Supplement dosage information is from a Mercola article:
"While the ideal or optimal ratios between vitamin D and vitamin K2 have yet to be elucidated, Rheume-Bleue suggests that for every 1,000 IU’s of vitamin D you take, you may benefit from about 100 micrograms of K2, and perhaps as much as 150-200 micrograms (mcg).
The latest vitamin D dosing recommendations, which call for about 8,000 IU’s of vitamin D3 per day if you’re an adult, means you’d need in the neighborhood of 800 to 1,000 micrograms (0.8 to 1 milligram/mg) of vitamin K2."

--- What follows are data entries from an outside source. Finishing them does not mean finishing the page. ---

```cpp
extern "C" int clskd_conv2d_fwd(const clskd_conv_desc* dp, void* stream) {
  CLSKD_CHECK_ARG(dp != nullptr, "conv2d: null descriptor");
  CLSKD_CHECK_ARG(dp->compute == CLSKD_F32 || dp->compute == CLSKD_BF16 || dp->compute == CLSKD_F16 ||
                      dp->compute == CLSKD_F32X3,
                  "conv2d: unknown compute %d", dp->compute);
  CLSKD_CHECK_ARG(dp->compute != CLSKD_F32X3 || dp->in_dtype == CLSKD_F32,
                  "conv2d: split products (CLSKD_F32X3) take fp32 segments");
  const bool want_split = dp->compute == CLSKD_F32X3;
  clskd_conv_desc dcopy = *dp;
  if (want_split) dcopy.compute = CLSKD_F32;
  const clskd_conv_desc& d = dcopy;
  CLSKD_CHECK_SHAPE(d.B > 0 && d.Fo > 0 && d.To > 0 && d.N > 0 && d.K > 0, "conv2d: empty shape");
  if (const clskd_bn_fold* f = d.bn_fold) {
    CLSKD_CHECK_ARG(!d.stats, "conv2d: bn_fold and stats are exclusive");
    CLSKD_CHECK_ARG(f->acc && f->ticket && f->scale && f->shift, "conv2d: bn_fold null pointer");
    CLSKD_CHECK_SHAPE(f->C > 0 && f->c_off >= 0 && f->c_off + d.N <= f->C && f->count > 0,
                      "conv2d: bn_fold channels [%d, +%d) outside C=%d", f->c_off, d.N, f->C);
    CLSKD_CHECK_ARG(fold_capable(*dp), "conv2d: N=%d K=%d dispatches to a kernel without the folded "
                    "BatchNorm finalize (clskd_conv_fold_capable)", d.N, d.K);
  }
// ... 27 lines not shown
  }
  const int64_t M = (int64_t)d.B * d.Fo * d.To;
  CLSKD_CHECK_SHAPE(M < (int64_t)INT32_MAX * 64, "conv2d: too many rows");
  hipStream_t st = as_stream(stream);
  CLSKD_CHECK_SHAPE(d.kvec == 0 || d.kvec == 1 || d.kvec == 2 || d.kvec == 4 || d.kvec == 8,
                    "conv2d: kvec=%d", d.kvec);
  CLSKD_CHECK_ARG(d.wlayout == CLSKD_WLAYOUT_NK || d.wlayout == CLSKD_WLAYOUT_DIRECT,
                  "conv2d: wlayout=%d", d.wlayout);
  CLSKD_CHECK_ARG(!d.accumulate || ((d.compute == CLSKD_F32 || d.compute == CLSKD_BF16) &&
                                     d.out_dtype == CLSKD_F32),
                  "conv2d: accumulate needs fp32 or bf16 compute and an fp32 output (the fp32 "
                  "engines, the direct kernel, the bf16 LDS-DMA engine)");
  if (d.wlayout == CLSKD_WLAYOUT_DIRECT) {
    if (skip_kernel(SKIP_CONV_DIRECT)) return CLSKD_OK;
    const int rc = launch_conv_direct(d, st);
    if (rc != CLSKD_OK) return rc;
    CLSKD_LAUNCH_CHECK("conv2d_direct");
    return CLSKD_OK;
  }
  if (lowp) {
    if (skip_kernel(SKIP_CONV_LOWP)) return CLSKD_OK;
    const int rc = launch_conv_bf16(d, st);
    if (rc != CLSKD_OK) return rc;
    CLSKD_LAUNCH_CHECK("conv2d_bf16");
    return CLSKD_OK;
  }
  if (skip_kernel(SKIP_CONV_F32)) return CLSKD_OK;
  {
    bool launched = false;
    const int rc = launch_conv_pointwise(d, st, &launched);
    if (rc != CLSKD_OK) return rc;
    if (launched) {
      CLSKD_LAUNCH_CHECK("conv2d_pointwise");
      return CLSKD_OK;
    }
  }
  {
    bool launched = false;
    const int rc = launch_conv_split3(d, st, &launched, want_split);
    if (rc != CLSKD_OK) return rc;
    if (launched) {
      CLSKD_LAUNCH_CHECK("conv2d_split3");
      return CLSKD_OK;
    }
  }
  if (knob(KNOB_NO_HALO32) != 1) {
    bool launched = false;
    const int rc = launch_conv_halo_f32(d, st, &launched);
    if (rc != CLSKD_OK) return rc;
    if (launched) {
      CLSKD_LAUNCH_CHECK("conv2d_halo_f32");
      return CLSKD_OK;
    }
  }
  ConvArgs a{d, 1, d.K / BK};
  if (knob(KNOB_G8_KORDER) != 0 && d.vec4 && d.ntaps > 1 && d.ctot % BK == 0 &&
      (int64_t)d.ntaps * d.ctot == d.K) {
    a.kt_taps = d.ntaps;
    a.kt_cpt = d.ctot / BK;
  }
  const size_t ctab_bytes = (size_t)(d.K / 4) * 8;
  CLSKD_CHECK_SHAPE(!d.vec4 || ctab_bytes <= 32 * 1024, "conv2d(f32): K=%d too long for the chunk table", d.K);
  const int nw = knob(KNOB_F32_WAVES) == 8 ? 8 : 4;
#define LAUNCH(BN_, V_, O_, NW_)                                                             \
  do {                                                                                       \
    hipLaunchKernelGGL((conv_igemm_f32<BN_, V_, O_, NW_>),                                    \
// ... 28 lines not shown
```

Measured before the change: 2.007 million frames/s.

## Add halo-tiled split-bf16 (3-pass) MFMA conv kernel for F32X3 convolutions

```diff
diff --git a/include/clskd.h b/include/clskd.h
--- a/include/clskd.h
+++ b/include/clskd.h
@@ -99,6 +99,21 @@
 #define CLSKD_WLAYOUT_DIRECT 1
 
 int clskd_conv2d_fwd(const clskd_conv_desc* d, void* stream);
+
+typedef struct {
+  int32_t launches, col_halves;
+  int32_t cw;
+  int32_t tile_f, tile_t;
+  int32_t nfb, ntb, ntiles;
+  int32_t halo_f, halo_t;
+  int32_t nchunk, nstep;
+  int32_t grid;
+  int32_t reserved_;
+  int64_t lds_bytes;
+  int64_t seg_min_off[CLSKD_MAX_SEGS];
+  int64_t seg_max_off[CLSKD_MAX_SEGS];
+} clskd_halo_split_info;
+int clskd_conv_halo_split_plan(const clskd_conv_desc* d, clskd_halo_split_info* info);
 const char* clskd_conv_last_kernel(void);
 const void* clskd_conv_last_kernel_fn(void);
 int32_t clskd_conv_last_stream_k(void);
diff --git a/speech-enhancement-clskd_amd/clskd/_lib.py b/speech-enhancement-clskd_amd/clskd/_lib.py
--- a/speech-enhancement-clskd_amd/clskd/_lib.py
+++ b/speech-enhancement-clskd_amd/clskd/_lib.py
@@ -37,6 +37,15 @@
                 ("ctot", C.c_int32), ("seg_c", C.c_int32 * MAX_SEGS), ("tap_df", C.c_int16 * 16),
                 ("tap_dt", C.c_int16 * 16), ("accumulate", C.c_int32), ("reserved_", C.c_int32),
                 ("bn_fold", C.c_void_p)]
+
+
+class HaloSplitInfo(C.Structure):
+    _fields_ = [("launches", C.c_int32), ("col_halves", C.c_int32), ("cw", C.c_int32), ("tile_f", C.c_int32),
+                ("tile_t", C.c_int32), ("nfb", C.c_int32), ("ntb", C.c_int32),
+                ("ntiles", C.c_int32), ("halo_f", C.c_int32), ("halo_t", C.c_int32),
+                ("nchunk", C.c_int32), ("nstep", C.c_int32), ("grid", C.c_int32), ("reserved_", C.c_int32),
+                ("lds_bytes", C.c_int64), ("seg_min_off", C.c_int64 * MAX_SEGS),
+                ("seg_max_off", C.c_int64 * MAX_SEGS)]
 
 
 BN_FOLD_REPL = 8
@@ -137,6 +146,7 @@
     "clskd_experiments_build": (_i32, []),
     "clskd_conv2d_fwd": (_i32, [C.POINTER(ConvDesc), _p]),
     "clskd_conv_fold_capable": (_i32, [C.POINTER(ConvDesc)]),
+    "clskd_conv_halo_split_plan": (_i32, [C.POINTER(ConvDesc), C.POINTER(HaloSplitInfo)]),
     "clskd_bn_fold_state_size": (_i64, [_i32]),
     "clskd_abf_bn1_fold": (_i32, [_p, _i32, _i32, _i32, _i64, _i64, _i64, _i32, _p, _p, _i32, _p]),
     "clskd_conv_direct_np": (_i32, [_i32]),
diff --git a/speech-enhancement-clskd_amd/clskd/build.py b/speech-enhancement-clskd_amd/clskd/build.py
--- a/speech-enhancement-clskd_amd/clskd/build.py
+++ b/speech-enhancement-clskd_amd/clskd/build.py
@@ -10,7 +10,7 @@
 OBJDIR_EXP = os.path.join(os.path.dirname(HERE), "build", "obj_exp")
 HIPCC = os.environ.get("HIPCC", "/opt/rocm/bin/hipcc")
 ARCH = "gfx950"
-SOURCES = ["capi.cpp", "conv_igemm.hip", "conv_bf16.hip", "conv_halo.hip", "conv_halo32.hip", "conv_gemm8.hip", "conv_split.hip", "conv_direct.hip", "conv_pointwise.hip", "norm.hip", "lstm.hip", "loss.hip", "redraw.hip", "grad.hip", "wgrad_x3.hip", "norm_bwd.hip", "abf.hip", "metrics.hip", "exec.cpp", "stream_hop.hip", "stream_hop_mini.hip"]
+SOURCES = ["capi.cpp", "conv_igemm.hip", "conv_bf16.hip", "conv_halo.hip", "conv_halo32.hip", "conv_gemm8.hip", "conv_split.hip", "conv_halo_split.hip", "conv_direct.hip", "conv_pointwise.hip", "norm.hip", "lstm.hip", "loss.hip", "redraw.hip", "grad.hip", "wgrad_x3.hip", "norm_bwd.hip", "abf.hip", "metrics.hip", "exec.cpp", "stream_hop.hip", "stream_hop_mini.hip"]
 EXPERIMENT_SOURCES = ["conv_halow.hip"]
 FLAGS = ["-O3", "-fPIC", "-std=c++17", f"--offload-arch={ARCH}", "-Wall", "-Wno-unused-function"]
 
diff --git a/speech-enhancement-clskd_amd/csrc/capi.cpp b/speech-enhancement-clskd_amd/csrc/capi.cpp
--- a/speech-enhancement-clskd_amd/csrc/capi.cpp
+++ b/speech-enhancement-clskd_amd/csrc/capi.cpp
@@ -57,6 +57,8 @@
     {"CLSKD_ABF_BWD_BLOCKS", 2048, false},
     {"CLSKD_WGRAD_XCD", 1, true},
     {"CLSKD_LSTM_BWD_PIN", 1, true},
+    {"CLSKD_HALO_SPLIT", 1, true},
+    {"CLSKD_HALO_SPLIT_GRID", 0, true},
     {"CLSKD_LSTM128_TDIV", 0, false},
     {"CLSKD_LSTM32_TDIV", 0, false}, {"CLSKD_BF16_DEBUG_MODE", 0, false}, {"CLSKD_SKIP", 0, false},
     {"CLSKD_H32_DEBUG_MODE", 0, false},
diff --git a/speech-enhancement-clskd_amd/csrc/common.h b/speech-enhancement-clskd_amd/csrc/common.h
--- a/speech-enhancement-clskd_amd/csrc/common.h
+++ b/speech-enhancement-clskd_amd/csrc/common.h
@@ -16,6 +16,7 @@
   KNOB_WGRAD_WG, KNOB_NO_HALO, KNOB_BF16_WAVES, KNOB_BF16_STAGES, KNOB_BF16_TILE,
   KNOB_NO_POINTWISE, KNOB_ABF_MOMENT_DIV, KNOB_F32_WAVES, KNOB_EXEC_GATE,
   KNOB_NO_HALO32, KNOB_HALO32_SPLIT, KNOB_HALO32_MIN_N, KNOB_G8_KORDER, KNOB_G8_PP, KNOB_F32_SPLIT, KNOB_LSTM_PRIO, KNOB_SPLIT_BK, KNOB_HALOW, KNOB_SPLIT_GRID, KNOB_G8_TA, KNOB_G8_SK, KNOB_SPLIT_PD, KNOB_SPLIT_OCC, KNOB_WGRAD_DEPTH, KNOB_LSTM_BWD_WAVE, KNOB_SPLIT_NS2, KNOB_BN_PFOLD, KNOB_LSTM_PRE, KNOB_ABF_BWD_BLOCKS, KNOB_WGRAD_XCD, KNOB_LSTM_BWD_PIN,
+  KNOB_HALO_SPLIT, KNOB_HALO_SPLIT_GRID,
   KNOB_LSTM128_TDIV, KNOB_LSTM32_TDIV, KNOB_BF16_DEBUG_MODE, KNOB_SKIP, KNOB_H32_DEBUG_MODE,
   KNOB_COUNT
 };
diff --git a/speech-enhancement-clskd_amd/csrc/conv_halo_split.hip b/speech-enhancement-clskd_amd/csrc/conv_halo_split.hip
--- /dev/null
+++ b/speech-enhancement-clskd_amd/csrc/conv_halo_split.hip
@@ -0,0 +1,580 @@
+#include <stdlib.h>
+
+#include "bnfold.h"
+#include "common.h"
+
+namespace clskd {
+
+__device__ __attribute__((aligned(256))) unsigned char g_hs3_sink[4096];
+
+typedef __attribute__((address_space(1))) float gfloat_hs3;
+
+namespace hs3 {
+typedef short s16x8 __attribute__((ext_vector_type(8)));
+typedef short s16x4 __attribute__((ext_vector_type(4)));
+constexpr int NW = 8;
+constexpr int NTH = NW * 64;
+constexpr int MAXU = 6;
+constexpr int MAXCH = 64;
+constexpr int MAXSTEP = 16;
+
+__device__ __forceinline__ void split4(const f32x4 v, s16x4& hi, s16x4& lo) {
+  bf16x4 h, l;
+#pragma unroll
+  for (int i = 0; i < 4; ++i) {
+    h[i] = (__bf16)v[i];
+    l[i] = (__bf16)(v[i] - (float)h[i]);
+  }
+  hi = __builtin_bit_cast(s16x4, h);
+  lo = __builtin_bit_cast(s16x4, l);
+}
+
+__host__ __device__ inline int plane_off(int cw, int p, int q) {
+  return cw == 16 ? p * 32 + ((((q >> 1) ^ (p >> 3)) & 1) << 4) + (q & 1) * 8 : p * 16 + (q & 1) * 8;
+}
+}
+
+struct HaloSplitArgs {
+  clskd_conv_desc d;
+  int32_t nchunk;
+  int32_t chunk_seg[hs3::MAXCH];
+  int32_t chunk_c0[hs3::MAXCH];
+  int32_t chunk_kofs[hs3::MAXCH];
+  int32_t cw, tw;
+  int32_t dfmin, dtmin;
+  int32_t HF, HT, NPIX;
+  int32_t NU;
+  int32_t plane_bytes;
+  int32_t nstep;
+  int32_t step_pix[2][hs3::MAXSTEP];
+  int32_t step_oct[2][hs3::MAXSTEP];
+  int32_t koct;
+  int32_t nfb, ntb, ntiles;
+  int32_t nblk128;
+  int32_t stats_ld;
+  int32_t nhalf;
+  BnFoldArgs f;
+};
+
+template <int NB, int CW, int NSTEP>
+__global__ __launch_bounds__(512) void conv_halo_split3_kernel(const HaloSplitArgs a) {
+  using namespace hs3;
+  const clskd_conv_desc& d = a.d;
+  constexpr int NBW = NB * 32;
+  constexpr int QP = CW / 4;
+  constexpr int NACC = NB == 1 ? 3 : 1;
+  extern __shared__ __attribute__((aligned(16))) unsigned char smem[];
+  const int plane_bytes = a.plane_bytes;
+  unsigned char* hbuf = smem;
+  unsigned char* wl = smem + 4 * plane_bytes;
+  const int wplane = (a.koct + 1) * NBW * 16;
+  int4* ctA = reinterpret_cast<int4*>(wl + 2 * wplane);
+  int4* ctB = ctA + MAXCH;
+
+  const int tid = threadIdx.x;
+  const int lane = tid & 63;
+  const int wave = __builtin_amdgcn_readfirstlane(tid >> 6);
+  const int l32 = lane & 31, h = lane >> 5;
+  const int nhalf = a.nhalf;
+  const int half = nhalf == 2 ? (int)(blockIdx.x & 1) : 0;
+  const int wgi = blockIdx.x / nhalf, nwg = gridDim.x / nhalf;
+  const int n0 = half * 32;
+  const int N = nhalf == 2 ? min(32, d.N - n0) : d.N;
+
+  {
+    const int64_t K = d.K;
+    const float* wg = reinterpret_cast<const float*>(d.weight) + n0 * K;
+    const int total = a.koct * NBW * 2;
+    constexpr int WB = 8;
+    const int kq2 = a.koct * 2;
+    for (int base = tid; base < total; base += NTH * WB) {
+      f32x4 v[WB];
+#pragma unroll
+      for (int j = 0; j < WB; ++j) {
+        const int idx = base + j * NTH;
+        const int n = idx / kq2, kq = idx - n * kq2;
+        v[j] = (idx < total && n < N) ? *reinterpret_cast<const f32x4*>(wg + n * K + kq * 4)
+                                      : f32x4{0.f, 0.f, 0.f, 0.f};
+      }
+#pragma unroll
+      for (int j = 0; j < WB; ++j) {
+        const int idx = base + j * NTH;
+        if (idx < total) {
+          const int n = idx / kq2, kq = idx - n * kq2;
+          s16x4 hi, lo;
+          split4(v[j], hi, lo);
+          const int off = ((kq >> 1) * NBW + n) * 16 + (kq & 1) * 8;
+          *reinterpret_cast<s16x4*>(wl + off) = hi;
+          *reinterpret_cast<s16x4*>(wl + wplane + off) = lo;
+        }
+      }
+    }
+    for (int i = tid; i < NBW * 4; i += NTH) {
+      const int pl = i / (NBW * 2), piece = i - pl * NBW * 2;
+      *reinterpret_cast<int2*>(wl + pl * wplane + a.koct * NBW * 16 + piece * 8) = make_int2(0, 0);
+    }
+  }
+  if (tid < a.nchunk) {
+    const clskd_seg& S = d.seg[a.chunk_seg[tid]];
+    const uint64_t base = (uint64_t)(uintptr_t)(S.ptr + a.chunk_c0[tid]);
+    ctA[tid] = make_int4((int)(unsigned)base, (int)(unsigned)(base >> 32), (int)S.sF, (int)S.sT);
+    ctB[tid] = make_int4((int)S.sB, S.F, S.T, a.chunk_kofs[tid]);
+  }
+  if (d.stats) {
+    for (int64_t s = (int64_t)blockIdx.x + gridDim.x; s < a.nblk128; s += gridDim.x)
+      for (int i = tid; i < d.N * 2; i += NTH) d.stats[s * a.stats_ld * 2 + i] = 0.0;
+    if (nhalf == 2)
+      for (int i = tid; i < (d.N - N) * 2; i += NTH)
+        d.stats[((int64_t)blockIdx.x * a.stats_ld + (half ? 0 : 32)) * 2 + i] = 0.0;
+  }
+  float bcol[NB];
+  int64_t coff[NB];
+#pragma unroll
+  for (int nb = 0; nb < NB; ++nb) {
+    const int n = nb * 32 + l32;
+    const int ng = n0 + n;
+    bcol[nb] = (d.bias && n < N) ? d.bias[ng] : 0.f;
+    coff[nb] = n < N ? (int64_t)(ng / d.nlo) * d.oNhi + (int64_t)(ng % d.nlo) * d.oNlo : -1;
+  }
+  const int nchunk = a.nchunk, ntb = a.ntb, nfb = a.nfb, NU = a.NU;
+  const int tw = a.tw, FT = NW / tw, TT = 32 * tw;
+  const int Fo = d.Fo, To = d.To, sfr = d.stride_f;
+  const int dfmin = a.dfmin, dtmin = a.dtmin;
+  const int64_t oB = d.oB, oF = d.oF, oT = d.oT;
+  const int of_mul = d.of_mul, of_add = d.of_add;
+  gfloat_hs3* const outp = reinterpret_cast<gfloat_hs3*>((uintptr_t)d.out);
+  int ug[MAXU], uo[MAXU];
+  {
+    const int HT = a.HT, NPIX = a.NPIX;
+#pragma unroll
+    for (int i = 0; i < MAXU; ++i) {
+      const int u = tid + i * NTH;
+      const int p = u / QP, q = u % QP;
+      const bool ok = i < NU && p < NPIX;
+      const int pp = ok ? p : 0;
+      const int hf = pp / HT, ht = pp - hf * HT;
+      ug[i] = hf | (ht << 8) | (q << 16) | ((ok ? 1 : 0) << 20);
+      uo[i] = plane_off(CW, pp, q);
+    }
+  }
+  const int frow = wave / tw, tblk = wave - frow * tw;
+  int sa[NSTEP];
+  unsigned sb[NSTEP];
+  {
+    const int prow0 = frow * sfr * a.HT + tblk * 32 + l32;
+#pragma unroll
+    for (int s = 0; s < NSTEP; ++s) {
+      const int p = prow0 + (h ? a.step_pix[1][s] : a.step_pix[0][s]);
+      const int oct = h ? a.step_oct[1][s] : a.step_oct[0][s];
+      sa[s] = CW == 16 ? p * 32 + (((h ^ (p >> 3)) & 1) << 4) : p * 16;
+      sb[s] = oct < 0 ? (0x80000000u | (unsigned)((a.koct * NBW + l32) * 16))
+                      : (unsigned)((oct * NBW + l32) * 16);
+    }
+  }
+  __syncthreads();
+
+  const int per = (a.ntiles + nwg - 1) / nwg;
+  const int tile_begin = wgi * per;
+  const int ntile_blk = max(0, min(a.ntiles, tile_begin + per) - tile_begin);
+
+  struct Cur { int b, fb, tb; };
+  auto cur_of = [&](int tile) {
+    Cur c;
+    c.tb = tile % ntb;
+    const int r = tile / ntb;
+    c.fb = r % nfb;
+    c.b = r / nfb;
+    return c;
+  };
+  auto advance = [&](Cur& c) {
+    if (++c.tb == ntb) {
+      c.tb = 0;
+      if (++c.fb == nfb) { c.fb = 0; ++c.b; }
+    }
+  };
+
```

Researchers are also looking into other health benefits. For example, one recent study published in the journal Modern Rheumatology1 found that vitamin K2 has the potential to improve disease activity besides osteoporosis in those with rheumatoid arthritis (RA). Another, published in the journal Science2, found that vitamin K2 serves as a mitochondrial electron carrier, thereby helping maintain normal ATP production in mitochondrial dysfunction, such as that found in Parkinson’s Disease.
According to the authors:
“We identified Drosophila UBIAD1/Heix as a modifier of pink1, a gene mutated in Parkinson’s disease that affects mitochondrial function. We found that vitamin K(2) was necessary and sufficient to transfer electrons in Drosophila mitochondria. Heix mutants showed severe mitochondrial defects that were rescued by vitamin K(2), and, similar to ubiquinone, vitamin K(2) transferred electrons in Drosophila mitochondria, resulting in more efficient adenosine triphosphate (ATP) production. Thus, mitochondrial dysfunction was rescued by vitamin K(2) that serves as a mitochondrial electron carrier, helping to maintain normal ATP production.